In contrast, respondent's testimony demonstrated her concern that if relocation were granted she would rarely if ever see her child again, and that this concern was well founded (see Tropea, 87 N.Y.2d at 740, 642 N.Y.S.2d 575, 665 N.E.2d 145;  Amato v. Amato, 202 A.D.2d 458, 609 N.Y.S.2d 51 [2d Dept. 1994], lv denied 83 N.Y.2d 759, 616 N.Y.S.2d 14, 639 N.E.2d 754 [1994]).  Respondent's testimony about her financial inability to afford travel to and from Florida was unrebutted, given her unrebutted testimony about her $11–an–hour job.  Petitioner claimed that he would assume financial responsibility for the costs of such visitation, but, given that he was unemployed and receiving public assistance, Family Court appropriately concluded that there would likely be no funds for visitation.

The court recognized that the relationship between the child and respondent, the non-custodial parent, was fraught, and that it needed work and consistency to be repaired.  Because relocation would prevent regular therapeutic visitation between respondent and the child, the court appropriately found that this factor weighed against the petition.

Petitioner argues, and the record shows, that the child has thrived since petitioner became the custodial parent.  However, these positive developments in the child's life, by petitioner's own description, occurred in New York. Petitioner failed to show that relocation was necessary to preserve them or that they would be jeopardized if relocation did not occur.

Petitioner's proposed visitation schedule fails to alleviate concerns about preserving an ongoing relationship between the child and respondent.  While he claimed to be willing to have the child spend a month of the summer, Thanksgiving break, and a week after Christmas with respondent, he also testified that he feared visitation altogether, because he would not be there to defend or protect the child, and that he did not want the child around respondent at all.  The record also shows that the child's former therapist was concerned that petitioner coached the child to impugn respondent.  Petitioner further asserted that his proposed visitation schedule was contingent on an order of protection remaining in place, but did not explain how this would be possible.  Petitioner's testimony creates the strong impression that visitation according to his proposed schedule would never come to pass (cf.
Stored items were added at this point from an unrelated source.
+__global__ __launch_bounds__(NT) __attribute__((amdgpu_waves_per_eu(4, 4))) void gemm_dgrad_bn_pipe_f16(const __half* __restrict__ a, const __half* __restrict__ w, EpiT<__half> e,
+                                                             long long M, int N, int K, unsigned total, int ntiles) {
+  gemm_dgrad_bn_pipe_body<Fp16>(a, w, e, M, N, K, total, ntiles);
 }
 
 constexpr int TILE_M[3] = {128, 64, 64}, TILE_N[3] = {128, 128, 64};
@@ -276,3 +450,44 @@
   const hipError_t err = hipGetLastError();
   return err == hipSuccess ? 0 : -(int)err;
 }
+
+static unsigned pipe_workgroups(unsigned tiles) {
+  static int cus = 0;
+  if (cus == 0) {
+    int dev = 0, n = 0;
+    if (hipGetDevice(&dev) != hipSuccess || hipDeviceGetAttribute(&n, hipDeviceAttributeMultiprocessorCount, dev) != hipSuccess || n <= 0) n = 256;
+    cus = n;
+  }
+  const unsigned slots = 3u * (unsigned)cus;
+  return tiles < slots ? tiles : slots;
+}
+
+extern "C" int ocpg_gemm_dgrad_bn_pipe(const void* a, const void* w, const void* c, const void* mask, const float* scale, void* out,
+                                       void* out_skip, long long M, int N, int K, int dtype, int wgs, int ksplit, void* stream) {
+  if (dtype != 1 && dtype != 2) return DECLINE_DTYPE;
+  if (M < 0 || N <= 0 || K <= 0) return -1007;
+  if (wgs < 0 || ksplit < 0 || ksplit > 1) return -1011;
+  if (N % TILE_N[2] != 0 || K % (2 * BK) != 0) return DECLINE_SHAPE;
+  if (!a) return -1001;
+  if (!w) return -1002;
+  if (!out) return -1006;
+  const void* ptrs[] = {a, w, c, mask, scale, out, out_skip};
+  for (const void* p : ptrs)
+    if (p && !aligned16(p)) return DECLINE_ALIGN;
+  if (M == 0) return 0;
+  const int ntiles = N / TILE_N[2];
+  const long long tiles = (M + TILE_M[2] - 1) / TILE_M[2] * ntiles;
+  if (tiles > 0x7fffffffLL) return -1007;
+  const unsigned total = (unsigned)tiles;
+  const dim3 grid(wgs > 0 ? ((unsigned)wgs < total ? (unsigned)wgs : total) : pipe_workgroups(total)), block(NT);
+  const hipStream_t st = (hipStream_t)stream;
+  if (dtype == 2) {
+    const EpiT<__half> e{(const __half*)c, (const __half*)mask, scale, (__half*)out, (__half*)out_skip};
+    gemm_dgrad_bn_pipe_f16<<<grid, block, 0, st>>>((const __half*)a, (const __half*)w, e, M, N, K, total, ntiles);
+  } else {
+    const Epi e{(const __hip_bfloat16*)c, (const __hip_bfloat16*)mask, scale, (__hip_bfloat16*)out, (__hip_bfloat16*)out_skip};
+    gemm_dgrad_bn_pipe<<<grid, block, 0, st>>>((const __hip_bfloat16*)a, (const __hip_bfloat16*)w, e, M, N, K, total, ntiles);
+  }
+  const hipError_t err = hipGetLastError();
+  return err == hipSuccess ? 0 : -(int)err;
+}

Matter of David B. v. Katherine G., 138 A.D.3d 403, 407, 30 N.Y.S.3d 5 [1st Dept. 2016] [“There is every reason to believe (the mother) will comply with liberal visits for the father”] ).  Petitioner, moreover, did not address the child's visitation with his siblings, and did not rebut respondent's testimony about the positive nature of the child's relationship with his siblings.